Trigonometric Equations

In this video lesson, we will look at solving trigonometric equations. These are our equations involving the trigonometric functions. So, our variable will be part of the trig function's argument. Do you remember your trig functions? We have our basic ones of sine, cosine, and tangent. We also have cosecant, secant, and cotangent.

So, our trigonometric equations will have at least one of these functions in the equation, such as f(x) = sin (x) + 2. It could even have a combination of trig functions such as f(x) = cos (x) + cot (x). Notice how our variable is part of the argument in both of these equations? This is what makes these equations trigonometric equations.

Restricted Domains

In this video lesson, we do have one additional criteria that we are adding onto our trigonometric equations. And this is called a restricted domain. What does this mean? It means that we are limiting the possible values that our variable can be. Because we are working with trigonometric equations, our variable will be in radian units. So, you will most likely see a pi in the restricted domain.

For example, you might see f(x) = sin (x) + 2; 0 < x < pi.

This tells you that if you are solving this function, then you are looking for the solution that lies between 0 and pi. Remember that our trigonometric equations are all periodic, which means that the solutions repeat every so often.
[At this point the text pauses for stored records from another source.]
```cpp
template <typename T, int HALO, bool PROLONG, int POST, bool ZERO_INIT, typename TX, typename TC, int SM, int W, int RPT, bool INT, int NT,
          bool VAR, int SPAN = 0>
__device__ __forceinline__ void rb_leg_body(const T* __restrict__ u, const T* __restrict__ rhs, T* __restrict__ out,
                                            const TX* __restrict__ e_coarse, TX* __restrict__ rhs_coarse,
                                            double* __restrict__ partials, const FusedArgs& a, T ihx2, T ihy2, T invD, T D, T omega,
                                            T one_m_omega, T coeff, Pack<T>* __restrict__ xbuf, TX* __restrict__ patch,
                                            double* __restrict__ red, int i0, int j0, const T* __restrict__ acoef, T sigma,
                                            const T* __restrict__ rdiag, T* __restrict__ out2 = nullptr) {
  static_assert(SPAN == 0 || (PROLONG && POST == kPostRestrict && !ZERO_INIT), "a spanning leg is an up leg followed by a down leg");
  using S = RbShape<T, HALO, W, RPT>;
  constexpr int N = S::N;
  constexpr int PH = S::RI / 2 + 2, PW = S::RJ / 2 + 2;
  constexpr int kRowPar = (1 - HALO) & 1;
  const int ri0 = i0 - HALO, rj0 = j0 - S::HL * N;
  const int lane = threadIdx.x & 63, w = __builtin_amdgcn_readfirstlane(threadIdx.x >> 6);
  const int gj0 = rj0 + lane * N;
  const int r_base = w * RPT;
  const bool col_in = INT || (gj0 >= 0 && gj0 < a.nyv);

  const int pic0 = (ri0 >> 1) + a.ci_off, pjc0 = (rj0 >> 1) + a.cj_off;
  if (PROLONG) {
    for (int idx = threadIdx.x; idx < PH * PW; idx += W * 64) {
      const int pr = idx / PW, pc = idx - pr * PW;
      const int ic = pic0 + pr, jc = pjc0 + pc;
// ... 32 lines not shown
#pragma unroll
    for (int k = 0; k < RPT; ++k) {
      const Pack<T> up = (k > 0) ? A[k > 0 ? k - 1 : 0] : a_above;
      const Pack<T> dn = (k < RPT - 1) ? A[k < RPT - 1 ? k + 1 : 0] : a_below;
      const T left = dpp_from_lower_lane<T>(A[k].v[N - 1]);
      const T right = dpp_from_upper_lane<T>(A[k].v[0]);
#pragma unroll
      for (int e = 0; e < N; ++e) {
        av[VAR ? k : 0].v[e] = T(0.5) * (A[k].v[e] + up.v[e]);
        if (k == RPT - 1) av[VAR ? RPT : 0].v[e] = T(0.5) * (A[k].v[e] + dn.v[e]);
        ah[VAR ? k : 0][VAR ? e : 0] = T(0.5) * (A[k].v[e] + ((e == 0) ? left : A[k].v[e > 0 ? e - 1 : 0]));
      }
      ah[VAR ? k : 0][VAR ? N : 0] = T(0.5) * (A[k].v[N - 1] + right);
    }
  }
  if (PROLONG) {
    __syncthreads();
    using TS = typename std::conditional<(sizeof(TC) > sizeof(T)), TC, T>::type;
    if (INT) {
      constexpr int M = N / 2 + 1;
      const TX* pl = patch + (r_base / 2) * PW + lane * (N / 2);
#pragma unroll
      for (int k = 0; k < RPT; ++k) {
        const bool iodd = ((kRowPar + k) & 1) != 0;
        const int pr = (k + kRowPar) >> 1;
        TC av[M], bv[M];
#pragma unroll
        for (int m = 0; m < M; ++m) {
          av[m] = (TC)pl[pr * PW + m];
          bv[m] = iodd ? (TC)pl[(pr + 1) * PW + m] : TC(0);
        }
// ... 9 lines not shown
    } else {
      const TX* pe = patch - ((ptrdiff_t)pic0 * PW + pjc0);
#pragma unroll
      for (int k = 0; k < RPT; ++k) {
        const int gi = ri0 + r_base + k;
        if (gi >= 0 && gi < a.nx && col_in) {
          TC val[N];
          bool ok[N];
          prolong_vec<TX, TC, N>(pe, PW, a.nxc, a.nyc, gi, gj0, a.nx, a.ny, a.sides, val, ok, a.ci_off, a.cj_off);
#pragma unroll
          for (int e = 0; e < N; ++e)
            if (ok[e]) U[k].v[e] = (T)((TS)U[k].v[e] + (TS)val[e]);
        }
      }
    }
  }

  int stage = 0;
  auto run_sweeps = [&](int nsw) {
  const int npass = (SM == kSmRbgs) ? 2 * nsw : nsw;
  for (int s = 0; s < npass; ++s, ++stage) {
    Pack<T> above, below;
    rb_exchange<T, W>(xbuf + (size_t)(stage & 1) * W * 2 * 64, w, lane, U[0], U[RPT - 1], above, below);
    const int colour = s & 1;
    static_assert(N % 2 == 0 && RPT % 2 == 0, "strip rows / lane cells must be even for a workgroup-uniform colour parity");
    const int par0 = (ri0 + rj0 + a.colour_offset) & 1;
    auto pass = [&](auto qp) {
      constexpr int QP = decltype(qp)::value;
      Pack<T> prev = above;
#pragma unroll
      for (int k = 0; k < RPT; ++k) {
        const int r = r_base + k, gi = ri0 + r;
        const Pack<T> mid = U[k];
        const Pack<T> dn = (k < RPT - 1) ? U[k + 1] : below;
        const T left = dpp_from_lower_lane<T>(mid.v[N - 1]);
        const T right = dpp_from_upper_lane<T>(mid.v[0]);
// ... 20 lines not shown
            const T sx = aip * dn.v[e] + aim * prev.v[e], sy = ajp * ea + ajm * wv;
            const T un = (F[k].v[e] + (ihx2 * sx + ihy2 * sy)) * RD[VAR ? k : 0].v[e];
            const T res = one_m_omega * mid.v[e] + omega * un;
            const int gj = gj0 + e;
            if (INT || (gj >= 1 && gj < a.ny - 1)) o.v[e] = res;
          }
        }
        U[k] = o;
        prev = (SM == kSmRbgs) ? o : mid;
      }
    };
    if (SM == kSmRbgs && ((par0 + colour) & 1) != 0) pass(std::integral_constant<int, 1>{});
    else pass(std::integral_constant<int, 0>{});
  }
  };
  run_sweeps(a.nsweep);

  const bool lane_in_tile = lane >= S::HL && lane < 64 - S::HL;
  auto store_tile = [&](T* __restrict__ dst) {
#pragma unroll
    for (int k = 0; k < RPT; ++k) {
      const int r = r_base + k, gi = ri0 + r;
      if (r >= HALO && r < HALO + S::TI && lane_in_tile && (INT || (gi < a.nx && gj0 < a.nyv))) {
        if (NT & 1) stg_nt(dst + (size_t)gi * a.ld + gj0, U[k]); else stg(dst + (size_t)gi * a.ld + gj0, U[k]);
      }
    }
  };
  if (SPAN != 2) store_tile(out);
  if (POST == kPostNone) return;

  Pack<T> R[RPT];
  double acc = 0.0;
  auto residual = [&](auto norm_stage) {
    constexpr bool NORM = decltype(norm_stage)::value;
    Pack<T> above, below;
    rb_exchange<T, W>(xbuf + (size_t)(stage & 1) * W * 2 * 64, w, lane, U[0], U[RPT - 1], above, below);
    ++stage;
#pragma unroll
    for (int k = 0; k < RPT; ++k) {
      const int r = r_base + k, gi = ri0 + r;
      const Pack<T> up = (k > 0) ? U[k - 1] : above;
      const Pack<T> mid = U[k];
      const Pack<T> dn = (k < RPT - 1) ? U[k + 1] : below;
// ... 37 lines not shown
            if (NORM && in_tile && (INT || (gi >= a.ni_lo && gi < a.ni_hi && gj >= a.nj_lo && gj < a.nj_hi)))
              acc += (double)o.v[e] * (double)o.v[e];
          }
        }
      }
      R[k] = o;
    }
  };
  if (POST == kPostNorm || SPAN) {
    residual(std::true_type{});
    const double t = block_reduce_sum<W>(acc, red);
    if (threadIdx.x == 0) partials[blockIdx.x] = t;
    if (!SPAN) return;
  }
  if (SPAN) {
    run_sweeps(a.nsweep2);
    store_tile(out2);
  }
  residual(std::false_type{});

  {
    Pack<T> above, below;
    rb_exchange<T, W>(xbuf + (size_t)(stage & 1) * W * 2 * 64, w, lane, R[0], R[RPT - 1], above, below);
#pragma unroll
    for (int k = 0; k < RPT; ++k) {
      const int r = r_base + k, fi = ri0 + r;
      const Pack<T> up = (k > 0) ? R[k - 1] : above;
      const Pack<T> mid = R[k];
      const Pack<T> dn = (k < RPT - 1) ? R[k + 1] : below;
      if (((kRowPar + k) & 1) != 0) continue;
      const T nw0 = dpp_from_lower_lane<T>(up.v[N - 1]), w0 = dpp_from_lower_lane<T>(mid.v[N - 1]), sw0 = dpp_from_lower_lane<T>(dn.v[N - 1]);
// ... 3 lines not shown
#pragma unroll
      for (int e = 0; e < N; e += 2) {
        const int fj = gj0 + e, jc = (fj >> 1) + a.cj_off;
        if (!INT && (jc < 1 || jc > a.nyc - 2 || fj < 1 || fj > a.ny - 2)) continue;
        const T NWv = (e == 0) ? nw0 : up.v[e > 0 ? e - 1 : 0], Wv = (e == 0) ? w0 : mid.v[e > 0 ? e - 1 : 0],
                SWv = (e == 0) ? sw0 : dn.v[e > 0 ? e - 1 : 0];
        const T corners = ((NWv + up.v[e + 1]) + SWv) + dn.v[e + 1];
        const T edges = ((up.v[e] + dn.v[e]) + Wv) + mid.v[e + 1];
        rhs_coarse[(size_t)ic * a.ldc + jc] = (TX)((T(1.0 / 16.0) * corners + T(1.0 / 8.0) * edges) + T(1.0 / 4.0) * mid.v[e]);
      }
    }
  }
}

template <typename T, int HALO, bool PROLONG, int POST, bool ZERO_INIT, typename TX, typename TC, int TAG, int SM, int W, int RPT,
          bool VAR = false>
__global__ __launch_bounds__(W * 64, (VAR && sizeof(T) == 8) ? 4 : 1) void rb_leg_kernel(
    const T* __restrict__ u, const T* __restrict__ rhs, T* __restrict__ out,
    const TX* __restrict__ e_coarse,
    TX* __restrict__ rhs_coarse,
    double* __restrict__ partials,
    FusedArgs a, T ihx2, T ihy2, T invD, T D, T omega, T one_m_omega, T coeff,
    const T* __restrict__ acoef,
    T sigma,
    const T* __restrict__ rdiag) {
  using S = RbShape<T, HALO, W, RPT>;
  constexpr int N = S::N;
  constexpr int kNT = (TAG == 2) ? MG_RB_NT_MODE : 0;
  constexpr int PH = S::RI / 2 + 2, PW = S::RJ / 2 + 2;
  constexpr size_t kXBytes = (size_t)2 * W * 2 * 64 * sizeof(Pack<T>);
  constexpr size_t kPatchBytes = PROLONG ? (size_t)PH * PW * sizeof(TX) : 0;
// ... 12 lines not shown
    if ((a.select == 1) != inner) {
      if (POST == kPostNorm && threadIdx.x == 0) partials[blockIdx.x] = 0.0;
      return;
    }
  }
  bool interior = !(a.exp_flags & 4) && ri0 >= 1 && ri0 + S::RI <= a.nx - 1 && rj0 >= 1 && rj0 + S::RJ <= a.ny - 1;
  if (PROLONG) {
    const int pic0 = (ri0 >> 1) + a.ci_off, pjc0 = (rj0 >> 1) + a.cj_off;
    interior = interior && pic0 >= 0 && pic0 + PH <= a.nxc && pjc0 >= 0 && pjc0 + PW <= a.nyc;
  }
  if (POST == kPostNorm) interior = interior && i0 >= a.ni_lo && i0 + S::TI <= a.ni_hi && j0 >= a.nj_lo && j0 + S::TJ <= a.nj_hi;
  if (POST == kPostRestrict)
    interior = interior && ((i0 + 1) >> 1) + a.ci_off >= 1 && ((i0 + S::TI - 1) >> 1) + a.ci_off <= a.nxc - 2 &&
               (j0 >> 1) + a.cj_off >= 1 && ((j0 + S::TJ - 2) >> 1) + a.cj_off <= a.nyc - 2;
  if (interior)
    rb_leg_body<T, HALO, PROLONG, POST, ZERO_INIT, TX, TC, SM, W, RPT, true, kNT, VAR>(u, rhs, out, e_coarse, rhs_coarse, partials, a, ihx2, ihy2,
                                                                                invD, D, omega, one_m_omega, coeff, xbuf, patch, red, i0, j0,
                                                                                acoef, sigma, rdiag);
  else
    rb_leg_body<T, HALO, PROLONG, POST, ZERO_INIT, TX, TC, SM, W, RPT, false, kNT, VAR>(u, rhs, out, e_coarse, rhs_coarse, partials, a, ihx2, ihy2,
                                                                                 invD, D, omega, one_m_omega, coeff, xbuf, patch, red, i0, j0,
                                                                                 acoef, sigma, rdiag);
}

template <typename T, int HALO, typename TX, typename TC, int TAG, int SM, int W, int RPT, int SPAN>
__global__ __launch_bounds__(W * 64, 4) void rb_span_kernel(
    const T* __restrict__ u, const T* __restrict__ rhs, T* __restrict__ out_mid, T* __restrict__ out_next,
    const TX* __restrict__ e_coarse, TX* __restrict__ rhs_coarse, double* __restrict__ partials,
    FusedArgs a, T ihx2, T ihy2, T invD, T D, T omega, T one_m_omega, T coeff) {
  using S = RbShape<T, HALO, W, RPT>;
  constexpr int N = S::N;
  constexpr int kNT = (TAG == 2) ? MG_RB_NT_MODE : 0;
  constexpr int PH = S::RI / 2 + 2, PW = S::RJ / 2 + 2;
  constexpr size_t kXBytes = (size_t)2 * W * 2 * 64 * sizeof(Pack<T>);
  constexpr size_t kPatchBytes = (size_t)PH * PW * sizeof(TX);
// ... 33 lines not shown
```

### mixed_precision_multigrid_solvers_for_pdes_amd/engine.py

```python
import ctypes as C

import numpy as np

from . import _lib


def _direct_code(coarse_direct):
    import os
    if coarse_direct is None:
        coarse_direct = {"0": False, "1": True}.get(os.environ.get("MG_COARSE_DIRECT", "auto"), "auto")
    if isinstance(coarse_direct, str):
        if coarse_direct != "auto":
            raise ValueError(f"coarse_direct: True, False, 'auto' or None, not {coarse_direct!r}")
        return -1
    return int(bool(coarse_direct))
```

For sine and cosine, the standard period is 2pi. For tangent, it is pi. Remember that your calculator only gives you the primary solution and you might have to do some additional calculations to find the right answer that is within the restricted domain. Sometimes, if our domain is too restrictive, though, we may not have a solution at all. Let's take a look at a couple of examples.

Example 1

Solve f(x) = 5 cos (x); 0 <= x <= 2pi.

This problem is telling us to find the solutions of f(x) = 5 cos (x). This we can easily do. But wait, it also tells us that our answers are limited to between 0 and 2pi inclusive. So, this means that when we find our answers, we have to make sure they are within this range. Let's see what comes of this.

Solving for x means we set our equation to 0. We get 5 cos (x) = 0. To solve for x, we divide by 5 on both sides and then take an arccosine. We get x = cos^-1 (0). What does this equal? Our calculator tells us that it equals 90 degrees or pi/2 radians. Are we done though? Have we found all the answers? Let's graph out our function to see:

Graph of example problem

I have marked our restricted domain by labeling the x = 0 point and the x = 2pi point. We just look between these two points to see how many times our graph crosses the x axis. We see that it crosses the x axis twice between these two points. That means that we have a total of two answers. We found our first one, pi/2. So, what is the second one?

I have already labeled it on this graph. But if this point isn't labeled for you, then you can refer to your unit circle to help you find it. Looking at our unit circle, we see that another point where cos (x) is equal to 0 is when x = 3pi/2:

Unit Circle

So, our two answers are pi/2 and 3pi/2. Both of these answers are within the limits of our domain, so both are valid answers. And now we are done.

Example 2

Let's take a look at one more.

Solve f(x) = sin (x) - 1; 2pi < x < 3pi.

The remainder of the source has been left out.